• **WORK TO COMPLETE**: Nothing but the lines from the one containing "const unsigned long long upd_mask" through the one containing "tape_canon(unsigned (&t)[TAPE_DW], int", both included, should be given again, each exactly as written below.

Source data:
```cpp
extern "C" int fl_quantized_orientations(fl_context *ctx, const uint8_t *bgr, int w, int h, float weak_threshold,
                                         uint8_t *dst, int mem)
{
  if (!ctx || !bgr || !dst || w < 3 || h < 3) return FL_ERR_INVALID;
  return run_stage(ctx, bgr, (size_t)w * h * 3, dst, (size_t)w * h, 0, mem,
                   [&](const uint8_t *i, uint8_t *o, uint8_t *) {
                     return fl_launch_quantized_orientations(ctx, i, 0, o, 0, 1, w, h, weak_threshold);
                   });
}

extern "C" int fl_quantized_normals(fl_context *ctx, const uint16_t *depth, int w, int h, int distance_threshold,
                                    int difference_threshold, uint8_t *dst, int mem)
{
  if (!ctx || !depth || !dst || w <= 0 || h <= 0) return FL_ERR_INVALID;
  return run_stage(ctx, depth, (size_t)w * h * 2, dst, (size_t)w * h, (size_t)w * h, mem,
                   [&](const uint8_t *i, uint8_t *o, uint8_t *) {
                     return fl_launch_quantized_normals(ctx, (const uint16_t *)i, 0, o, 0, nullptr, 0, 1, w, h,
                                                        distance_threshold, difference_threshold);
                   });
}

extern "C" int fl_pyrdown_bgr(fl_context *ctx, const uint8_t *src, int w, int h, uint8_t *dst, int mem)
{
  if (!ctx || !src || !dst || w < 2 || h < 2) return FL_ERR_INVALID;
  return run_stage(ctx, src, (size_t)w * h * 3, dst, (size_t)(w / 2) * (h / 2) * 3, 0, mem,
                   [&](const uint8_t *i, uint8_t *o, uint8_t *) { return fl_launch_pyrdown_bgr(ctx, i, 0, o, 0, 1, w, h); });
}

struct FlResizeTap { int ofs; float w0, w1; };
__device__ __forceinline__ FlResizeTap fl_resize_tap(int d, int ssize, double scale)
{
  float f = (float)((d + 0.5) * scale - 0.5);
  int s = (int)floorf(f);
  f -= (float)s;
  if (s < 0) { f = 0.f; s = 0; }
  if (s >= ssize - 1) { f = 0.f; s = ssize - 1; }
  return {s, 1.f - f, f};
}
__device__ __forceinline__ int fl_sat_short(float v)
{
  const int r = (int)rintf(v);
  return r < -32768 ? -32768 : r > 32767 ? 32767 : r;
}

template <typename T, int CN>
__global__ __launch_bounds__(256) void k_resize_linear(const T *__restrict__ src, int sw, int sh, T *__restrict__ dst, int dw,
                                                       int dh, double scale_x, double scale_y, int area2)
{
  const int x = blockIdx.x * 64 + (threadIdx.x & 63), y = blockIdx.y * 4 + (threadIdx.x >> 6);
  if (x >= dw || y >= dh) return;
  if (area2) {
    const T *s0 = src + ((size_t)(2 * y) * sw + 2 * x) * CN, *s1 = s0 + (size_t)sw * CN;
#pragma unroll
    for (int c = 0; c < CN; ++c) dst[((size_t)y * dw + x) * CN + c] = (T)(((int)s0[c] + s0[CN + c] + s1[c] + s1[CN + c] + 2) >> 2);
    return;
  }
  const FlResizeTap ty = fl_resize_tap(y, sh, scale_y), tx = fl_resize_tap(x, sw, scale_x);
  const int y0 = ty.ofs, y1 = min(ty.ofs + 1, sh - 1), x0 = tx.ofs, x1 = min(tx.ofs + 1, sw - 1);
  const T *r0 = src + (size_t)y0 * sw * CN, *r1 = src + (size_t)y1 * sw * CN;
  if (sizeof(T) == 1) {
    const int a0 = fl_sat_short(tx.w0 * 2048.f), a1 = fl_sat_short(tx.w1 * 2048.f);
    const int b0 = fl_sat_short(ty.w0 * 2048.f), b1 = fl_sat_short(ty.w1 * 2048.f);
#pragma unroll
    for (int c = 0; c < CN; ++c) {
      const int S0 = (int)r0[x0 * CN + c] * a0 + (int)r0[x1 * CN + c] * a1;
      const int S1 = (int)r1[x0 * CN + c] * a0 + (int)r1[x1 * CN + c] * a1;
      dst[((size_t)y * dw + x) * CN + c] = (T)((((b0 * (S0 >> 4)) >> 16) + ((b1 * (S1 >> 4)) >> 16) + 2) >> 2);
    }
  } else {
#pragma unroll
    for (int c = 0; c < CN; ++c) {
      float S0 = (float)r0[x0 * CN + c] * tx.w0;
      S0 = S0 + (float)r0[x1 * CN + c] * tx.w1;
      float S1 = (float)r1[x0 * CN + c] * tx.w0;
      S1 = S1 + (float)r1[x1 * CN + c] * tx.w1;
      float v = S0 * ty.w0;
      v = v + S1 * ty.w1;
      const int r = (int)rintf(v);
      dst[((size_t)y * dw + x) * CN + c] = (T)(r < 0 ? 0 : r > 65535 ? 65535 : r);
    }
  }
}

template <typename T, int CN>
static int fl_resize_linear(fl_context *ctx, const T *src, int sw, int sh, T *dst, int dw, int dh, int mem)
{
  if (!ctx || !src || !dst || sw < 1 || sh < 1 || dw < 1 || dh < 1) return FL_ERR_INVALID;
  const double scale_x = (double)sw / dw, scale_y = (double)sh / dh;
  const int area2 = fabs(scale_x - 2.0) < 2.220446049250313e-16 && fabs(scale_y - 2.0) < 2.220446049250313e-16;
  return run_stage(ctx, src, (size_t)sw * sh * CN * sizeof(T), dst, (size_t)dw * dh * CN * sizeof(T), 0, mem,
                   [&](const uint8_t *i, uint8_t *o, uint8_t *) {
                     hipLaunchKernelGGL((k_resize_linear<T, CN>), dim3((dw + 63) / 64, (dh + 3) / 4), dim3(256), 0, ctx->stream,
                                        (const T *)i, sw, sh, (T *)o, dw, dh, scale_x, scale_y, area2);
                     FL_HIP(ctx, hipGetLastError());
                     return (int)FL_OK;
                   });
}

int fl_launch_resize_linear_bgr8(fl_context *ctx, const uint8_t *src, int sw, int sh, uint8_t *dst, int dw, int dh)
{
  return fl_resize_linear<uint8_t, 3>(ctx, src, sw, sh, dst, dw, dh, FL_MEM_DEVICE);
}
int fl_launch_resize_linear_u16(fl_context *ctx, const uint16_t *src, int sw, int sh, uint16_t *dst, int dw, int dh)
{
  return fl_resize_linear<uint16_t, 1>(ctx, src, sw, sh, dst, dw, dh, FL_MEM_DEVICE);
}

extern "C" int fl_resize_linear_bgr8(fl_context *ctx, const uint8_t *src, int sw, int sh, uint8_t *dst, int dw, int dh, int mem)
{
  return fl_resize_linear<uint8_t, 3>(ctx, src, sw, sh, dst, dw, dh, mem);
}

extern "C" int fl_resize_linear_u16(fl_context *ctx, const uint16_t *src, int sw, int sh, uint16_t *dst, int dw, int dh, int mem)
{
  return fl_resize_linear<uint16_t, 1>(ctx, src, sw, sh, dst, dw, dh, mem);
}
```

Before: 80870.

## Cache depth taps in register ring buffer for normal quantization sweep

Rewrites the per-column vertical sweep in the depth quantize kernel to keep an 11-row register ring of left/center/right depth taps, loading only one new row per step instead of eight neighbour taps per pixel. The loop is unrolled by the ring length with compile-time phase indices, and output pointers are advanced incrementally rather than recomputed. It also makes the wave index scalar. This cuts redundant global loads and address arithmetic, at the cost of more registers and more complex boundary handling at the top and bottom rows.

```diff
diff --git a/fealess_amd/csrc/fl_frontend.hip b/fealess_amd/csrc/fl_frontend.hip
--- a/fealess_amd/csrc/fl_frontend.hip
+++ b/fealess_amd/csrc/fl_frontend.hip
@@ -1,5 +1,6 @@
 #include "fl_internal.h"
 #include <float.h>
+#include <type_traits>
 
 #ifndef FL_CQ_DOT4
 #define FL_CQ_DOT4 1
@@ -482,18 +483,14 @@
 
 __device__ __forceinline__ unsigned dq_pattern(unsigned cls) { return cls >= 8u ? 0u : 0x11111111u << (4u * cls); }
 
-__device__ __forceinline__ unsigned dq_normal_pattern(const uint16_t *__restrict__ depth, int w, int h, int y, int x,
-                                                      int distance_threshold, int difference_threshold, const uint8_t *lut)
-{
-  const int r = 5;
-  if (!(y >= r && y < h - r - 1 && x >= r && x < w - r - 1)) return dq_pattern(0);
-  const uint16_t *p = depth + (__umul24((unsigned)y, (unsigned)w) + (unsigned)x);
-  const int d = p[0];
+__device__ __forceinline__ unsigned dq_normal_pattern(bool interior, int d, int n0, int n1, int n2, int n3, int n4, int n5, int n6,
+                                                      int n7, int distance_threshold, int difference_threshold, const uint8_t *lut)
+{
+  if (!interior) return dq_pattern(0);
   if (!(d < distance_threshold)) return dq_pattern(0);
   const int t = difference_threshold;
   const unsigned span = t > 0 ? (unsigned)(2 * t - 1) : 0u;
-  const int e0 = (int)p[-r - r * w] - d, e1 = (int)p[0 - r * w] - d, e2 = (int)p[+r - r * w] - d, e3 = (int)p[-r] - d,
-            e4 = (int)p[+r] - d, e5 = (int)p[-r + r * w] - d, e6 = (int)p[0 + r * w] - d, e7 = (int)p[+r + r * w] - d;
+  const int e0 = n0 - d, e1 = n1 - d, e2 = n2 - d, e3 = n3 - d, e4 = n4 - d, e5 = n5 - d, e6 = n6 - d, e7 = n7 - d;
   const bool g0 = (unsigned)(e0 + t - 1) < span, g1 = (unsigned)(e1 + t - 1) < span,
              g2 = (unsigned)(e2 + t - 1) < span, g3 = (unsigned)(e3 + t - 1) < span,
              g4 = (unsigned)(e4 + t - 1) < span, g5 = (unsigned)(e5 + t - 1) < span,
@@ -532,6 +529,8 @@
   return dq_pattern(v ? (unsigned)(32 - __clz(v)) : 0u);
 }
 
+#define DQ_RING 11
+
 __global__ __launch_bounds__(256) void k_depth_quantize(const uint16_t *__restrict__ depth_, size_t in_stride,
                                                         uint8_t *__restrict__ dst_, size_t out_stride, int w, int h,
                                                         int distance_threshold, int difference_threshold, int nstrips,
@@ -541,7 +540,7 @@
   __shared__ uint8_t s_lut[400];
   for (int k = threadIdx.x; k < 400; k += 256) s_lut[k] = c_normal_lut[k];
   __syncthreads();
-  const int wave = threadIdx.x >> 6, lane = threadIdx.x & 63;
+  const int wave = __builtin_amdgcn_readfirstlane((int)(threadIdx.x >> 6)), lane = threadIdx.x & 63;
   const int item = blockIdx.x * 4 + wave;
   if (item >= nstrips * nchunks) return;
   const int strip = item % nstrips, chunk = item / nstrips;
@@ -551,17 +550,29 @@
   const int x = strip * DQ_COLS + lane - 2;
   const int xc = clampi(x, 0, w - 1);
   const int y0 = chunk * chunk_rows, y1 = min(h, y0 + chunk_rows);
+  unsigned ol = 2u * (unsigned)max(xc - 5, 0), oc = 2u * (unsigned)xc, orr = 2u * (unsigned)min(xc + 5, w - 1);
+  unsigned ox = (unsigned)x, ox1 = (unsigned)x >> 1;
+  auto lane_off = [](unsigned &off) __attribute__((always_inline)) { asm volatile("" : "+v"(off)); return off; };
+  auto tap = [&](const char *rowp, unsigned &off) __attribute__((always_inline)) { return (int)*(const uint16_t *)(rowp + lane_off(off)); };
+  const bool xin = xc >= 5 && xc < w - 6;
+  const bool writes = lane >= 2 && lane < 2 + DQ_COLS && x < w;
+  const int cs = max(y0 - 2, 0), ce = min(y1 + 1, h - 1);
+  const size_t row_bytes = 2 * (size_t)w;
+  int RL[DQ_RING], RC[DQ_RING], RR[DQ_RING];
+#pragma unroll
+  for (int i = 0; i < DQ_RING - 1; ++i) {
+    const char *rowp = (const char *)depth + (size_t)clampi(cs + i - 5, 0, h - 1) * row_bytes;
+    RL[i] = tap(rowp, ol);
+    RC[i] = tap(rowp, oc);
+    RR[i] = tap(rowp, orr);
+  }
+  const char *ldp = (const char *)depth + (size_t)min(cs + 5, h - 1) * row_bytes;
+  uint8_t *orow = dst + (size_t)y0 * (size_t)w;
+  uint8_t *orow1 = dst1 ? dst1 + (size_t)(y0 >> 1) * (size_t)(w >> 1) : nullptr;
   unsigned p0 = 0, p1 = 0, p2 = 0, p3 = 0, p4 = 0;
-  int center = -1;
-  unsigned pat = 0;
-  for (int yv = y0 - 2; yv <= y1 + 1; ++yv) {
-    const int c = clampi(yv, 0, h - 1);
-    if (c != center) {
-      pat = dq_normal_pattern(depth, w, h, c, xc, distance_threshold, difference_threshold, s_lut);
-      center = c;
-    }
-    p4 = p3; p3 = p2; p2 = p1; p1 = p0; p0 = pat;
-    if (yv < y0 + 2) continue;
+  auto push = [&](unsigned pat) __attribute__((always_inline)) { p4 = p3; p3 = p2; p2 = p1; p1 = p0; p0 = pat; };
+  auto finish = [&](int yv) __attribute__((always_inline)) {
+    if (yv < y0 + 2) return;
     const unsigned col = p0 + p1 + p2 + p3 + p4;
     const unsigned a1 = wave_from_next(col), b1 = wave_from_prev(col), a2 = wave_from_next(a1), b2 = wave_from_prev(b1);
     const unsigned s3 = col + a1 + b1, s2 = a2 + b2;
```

---

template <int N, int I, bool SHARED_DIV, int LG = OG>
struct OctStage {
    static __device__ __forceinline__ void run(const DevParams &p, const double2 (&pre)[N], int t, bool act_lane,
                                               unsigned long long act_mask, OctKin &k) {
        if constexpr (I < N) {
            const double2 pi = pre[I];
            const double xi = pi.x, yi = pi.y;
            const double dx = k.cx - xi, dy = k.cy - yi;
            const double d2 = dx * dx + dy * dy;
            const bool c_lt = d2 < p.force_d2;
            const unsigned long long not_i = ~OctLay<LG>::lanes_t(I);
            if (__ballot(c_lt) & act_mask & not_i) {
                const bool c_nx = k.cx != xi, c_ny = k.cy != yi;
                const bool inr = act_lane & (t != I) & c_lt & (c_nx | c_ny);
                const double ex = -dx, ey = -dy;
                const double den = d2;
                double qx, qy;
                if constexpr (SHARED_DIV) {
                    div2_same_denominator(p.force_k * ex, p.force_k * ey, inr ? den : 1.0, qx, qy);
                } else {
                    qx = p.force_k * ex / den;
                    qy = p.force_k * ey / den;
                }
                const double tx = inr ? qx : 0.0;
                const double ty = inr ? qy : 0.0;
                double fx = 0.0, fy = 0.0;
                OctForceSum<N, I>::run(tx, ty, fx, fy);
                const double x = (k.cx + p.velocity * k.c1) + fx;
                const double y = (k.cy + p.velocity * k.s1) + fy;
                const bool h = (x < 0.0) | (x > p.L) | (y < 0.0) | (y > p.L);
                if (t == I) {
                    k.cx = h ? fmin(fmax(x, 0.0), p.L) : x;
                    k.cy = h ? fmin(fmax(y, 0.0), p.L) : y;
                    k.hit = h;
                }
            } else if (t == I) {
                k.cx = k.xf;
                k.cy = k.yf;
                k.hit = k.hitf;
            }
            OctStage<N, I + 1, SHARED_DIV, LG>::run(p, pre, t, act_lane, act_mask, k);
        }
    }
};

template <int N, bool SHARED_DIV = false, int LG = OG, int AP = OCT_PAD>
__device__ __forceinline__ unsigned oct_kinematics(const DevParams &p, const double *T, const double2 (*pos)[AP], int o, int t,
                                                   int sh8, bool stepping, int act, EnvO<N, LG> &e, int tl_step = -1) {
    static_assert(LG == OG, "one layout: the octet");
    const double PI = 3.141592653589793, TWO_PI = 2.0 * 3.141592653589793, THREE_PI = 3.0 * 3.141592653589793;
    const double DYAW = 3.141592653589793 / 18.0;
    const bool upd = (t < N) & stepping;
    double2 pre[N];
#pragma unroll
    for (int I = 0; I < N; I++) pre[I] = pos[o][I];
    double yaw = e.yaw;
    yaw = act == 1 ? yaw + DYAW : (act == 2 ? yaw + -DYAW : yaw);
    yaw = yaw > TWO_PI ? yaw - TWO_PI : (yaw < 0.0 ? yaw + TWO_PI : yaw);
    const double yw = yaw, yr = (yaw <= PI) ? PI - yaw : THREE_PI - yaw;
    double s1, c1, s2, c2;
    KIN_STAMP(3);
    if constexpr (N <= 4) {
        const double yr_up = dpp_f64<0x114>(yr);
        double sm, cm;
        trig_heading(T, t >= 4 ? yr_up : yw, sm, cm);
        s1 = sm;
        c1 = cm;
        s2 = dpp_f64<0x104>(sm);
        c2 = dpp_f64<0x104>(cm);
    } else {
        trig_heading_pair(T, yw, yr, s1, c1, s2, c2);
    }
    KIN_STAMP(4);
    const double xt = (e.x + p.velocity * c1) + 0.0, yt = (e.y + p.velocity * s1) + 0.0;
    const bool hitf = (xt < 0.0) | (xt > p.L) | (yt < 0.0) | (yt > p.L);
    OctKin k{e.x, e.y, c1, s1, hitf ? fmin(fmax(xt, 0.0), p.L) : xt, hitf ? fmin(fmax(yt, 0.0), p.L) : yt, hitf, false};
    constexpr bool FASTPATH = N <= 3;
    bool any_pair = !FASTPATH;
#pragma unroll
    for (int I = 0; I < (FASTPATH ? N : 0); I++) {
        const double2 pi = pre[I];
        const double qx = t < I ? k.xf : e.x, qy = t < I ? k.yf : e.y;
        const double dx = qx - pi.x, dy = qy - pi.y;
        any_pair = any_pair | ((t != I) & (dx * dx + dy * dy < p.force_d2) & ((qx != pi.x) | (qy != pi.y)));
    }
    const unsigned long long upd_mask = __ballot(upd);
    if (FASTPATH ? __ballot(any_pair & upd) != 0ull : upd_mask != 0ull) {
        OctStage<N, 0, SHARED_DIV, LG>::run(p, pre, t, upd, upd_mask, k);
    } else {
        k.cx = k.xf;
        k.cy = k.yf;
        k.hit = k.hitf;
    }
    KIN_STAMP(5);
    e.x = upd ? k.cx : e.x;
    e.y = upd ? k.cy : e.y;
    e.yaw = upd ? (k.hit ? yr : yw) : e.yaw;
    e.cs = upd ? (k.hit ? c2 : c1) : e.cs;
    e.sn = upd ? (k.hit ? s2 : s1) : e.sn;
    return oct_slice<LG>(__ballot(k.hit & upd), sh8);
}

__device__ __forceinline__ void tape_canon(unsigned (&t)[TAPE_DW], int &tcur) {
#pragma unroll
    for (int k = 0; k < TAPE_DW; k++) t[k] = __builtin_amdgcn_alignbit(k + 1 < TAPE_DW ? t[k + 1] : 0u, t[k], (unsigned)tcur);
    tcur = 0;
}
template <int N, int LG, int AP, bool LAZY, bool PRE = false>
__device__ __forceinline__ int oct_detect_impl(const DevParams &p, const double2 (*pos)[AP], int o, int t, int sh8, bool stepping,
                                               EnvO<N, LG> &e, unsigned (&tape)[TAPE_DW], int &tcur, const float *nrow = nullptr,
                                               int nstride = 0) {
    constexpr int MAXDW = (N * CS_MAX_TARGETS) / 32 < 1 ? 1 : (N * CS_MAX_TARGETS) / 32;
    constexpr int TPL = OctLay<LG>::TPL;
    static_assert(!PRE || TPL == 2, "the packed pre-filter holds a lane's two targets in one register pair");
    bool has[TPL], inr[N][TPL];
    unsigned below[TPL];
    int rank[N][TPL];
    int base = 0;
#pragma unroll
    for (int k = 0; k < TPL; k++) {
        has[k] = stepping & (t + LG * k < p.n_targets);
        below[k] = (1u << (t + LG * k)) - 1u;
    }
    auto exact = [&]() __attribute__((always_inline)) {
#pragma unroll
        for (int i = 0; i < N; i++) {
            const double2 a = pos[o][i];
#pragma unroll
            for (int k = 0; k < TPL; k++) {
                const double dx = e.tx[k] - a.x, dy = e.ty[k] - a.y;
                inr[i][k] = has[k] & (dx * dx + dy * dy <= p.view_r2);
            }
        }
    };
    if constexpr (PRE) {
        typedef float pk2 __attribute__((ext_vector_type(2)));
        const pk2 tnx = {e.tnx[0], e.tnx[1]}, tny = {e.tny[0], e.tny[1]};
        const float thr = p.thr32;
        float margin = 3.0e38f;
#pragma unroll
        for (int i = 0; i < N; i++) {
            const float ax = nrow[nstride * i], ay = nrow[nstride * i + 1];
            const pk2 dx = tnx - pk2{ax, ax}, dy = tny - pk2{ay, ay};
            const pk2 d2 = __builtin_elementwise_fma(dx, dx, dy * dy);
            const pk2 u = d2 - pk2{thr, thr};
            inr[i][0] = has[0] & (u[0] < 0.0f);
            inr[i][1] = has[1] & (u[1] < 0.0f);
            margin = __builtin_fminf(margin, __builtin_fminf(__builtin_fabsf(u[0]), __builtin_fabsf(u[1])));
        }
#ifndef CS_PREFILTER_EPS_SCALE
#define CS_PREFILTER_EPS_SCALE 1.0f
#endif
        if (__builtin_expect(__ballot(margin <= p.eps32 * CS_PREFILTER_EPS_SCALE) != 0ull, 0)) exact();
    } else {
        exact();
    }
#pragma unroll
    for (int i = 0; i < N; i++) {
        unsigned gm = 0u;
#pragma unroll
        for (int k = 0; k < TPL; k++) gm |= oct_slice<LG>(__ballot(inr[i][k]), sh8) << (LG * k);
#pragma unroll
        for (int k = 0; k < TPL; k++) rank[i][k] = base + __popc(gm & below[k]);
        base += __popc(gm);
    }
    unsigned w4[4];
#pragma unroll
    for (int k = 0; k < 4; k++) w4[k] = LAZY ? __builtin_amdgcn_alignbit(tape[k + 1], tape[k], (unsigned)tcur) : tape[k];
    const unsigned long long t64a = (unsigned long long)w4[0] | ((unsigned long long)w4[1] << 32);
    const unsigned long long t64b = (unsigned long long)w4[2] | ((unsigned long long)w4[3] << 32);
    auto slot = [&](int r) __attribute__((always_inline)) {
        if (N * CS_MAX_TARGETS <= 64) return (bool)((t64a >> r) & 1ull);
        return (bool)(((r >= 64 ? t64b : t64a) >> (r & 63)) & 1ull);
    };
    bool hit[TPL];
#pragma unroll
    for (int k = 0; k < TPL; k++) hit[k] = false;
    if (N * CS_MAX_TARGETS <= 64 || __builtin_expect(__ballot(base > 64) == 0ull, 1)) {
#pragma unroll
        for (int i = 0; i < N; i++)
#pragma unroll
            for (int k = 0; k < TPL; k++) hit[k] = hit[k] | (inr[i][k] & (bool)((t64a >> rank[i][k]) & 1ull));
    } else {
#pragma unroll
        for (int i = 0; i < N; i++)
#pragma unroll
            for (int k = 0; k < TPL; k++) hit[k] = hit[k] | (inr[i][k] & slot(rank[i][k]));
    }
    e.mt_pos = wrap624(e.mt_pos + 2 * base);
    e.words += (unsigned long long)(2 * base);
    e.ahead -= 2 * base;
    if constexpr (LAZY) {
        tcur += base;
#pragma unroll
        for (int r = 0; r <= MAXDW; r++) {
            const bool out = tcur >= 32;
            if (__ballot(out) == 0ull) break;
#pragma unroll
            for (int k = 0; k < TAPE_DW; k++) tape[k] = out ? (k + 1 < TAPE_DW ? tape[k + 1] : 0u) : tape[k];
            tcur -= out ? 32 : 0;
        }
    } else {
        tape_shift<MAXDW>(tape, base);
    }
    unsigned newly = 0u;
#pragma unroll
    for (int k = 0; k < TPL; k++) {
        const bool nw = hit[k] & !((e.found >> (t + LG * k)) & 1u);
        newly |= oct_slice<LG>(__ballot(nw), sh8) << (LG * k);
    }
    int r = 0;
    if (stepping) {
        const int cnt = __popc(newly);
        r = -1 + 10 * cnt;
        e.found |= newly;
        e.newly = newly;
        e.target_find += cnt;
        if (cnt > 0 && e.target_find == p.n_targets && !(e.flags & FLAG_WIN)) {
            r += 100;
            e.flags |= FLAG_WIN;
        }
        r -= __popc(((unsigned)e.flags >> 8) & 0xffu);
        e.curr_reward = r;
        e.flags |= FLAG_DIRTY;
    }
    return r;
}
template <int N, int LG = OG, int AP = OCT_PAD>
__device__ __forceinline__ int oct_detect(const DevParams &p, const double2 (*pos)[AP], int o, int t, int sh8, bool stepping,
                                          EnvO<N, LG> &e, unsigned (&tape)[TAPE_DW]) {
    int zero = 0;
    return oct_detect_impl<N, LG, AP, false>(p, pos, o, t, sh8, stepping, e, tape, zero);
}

• **RESPONSE BELOW**:
    const unsigned long long upd_mask = __ballot(upd);
    if (FASTPATH ? __ballot(any_pair & upd) != 0ull : upd_mask != 0ull) {
        OctStage<N, 0, SHARED_DIV, LG>::run(p, pre, t, upd, upd_mask, k);
    } else {
        k.cx = k.xf;
        k.cy = k.yf;
        k.hit = k.hitf;
    }
    KIN_STAMP(5);
    e.x = upd ? k.cx : e.x;
    e.y = upd ? k.cy : e.y;
    e.yaw = upd ? (k.hit ? yr : yw) : e.yaw;
    e.cs = upd ? (k.hit ? c2 : c1) : e.cs;
    e.sn = upd ? (k.hit ? s2 : s1) : e.sn;
    return oct_slice<LG>(__ballot(k.hit & upd), sh8);
}

__device__ __forceinline__ void tape_canon(unsigned (&t)[TAPE_DW], int &tcur) {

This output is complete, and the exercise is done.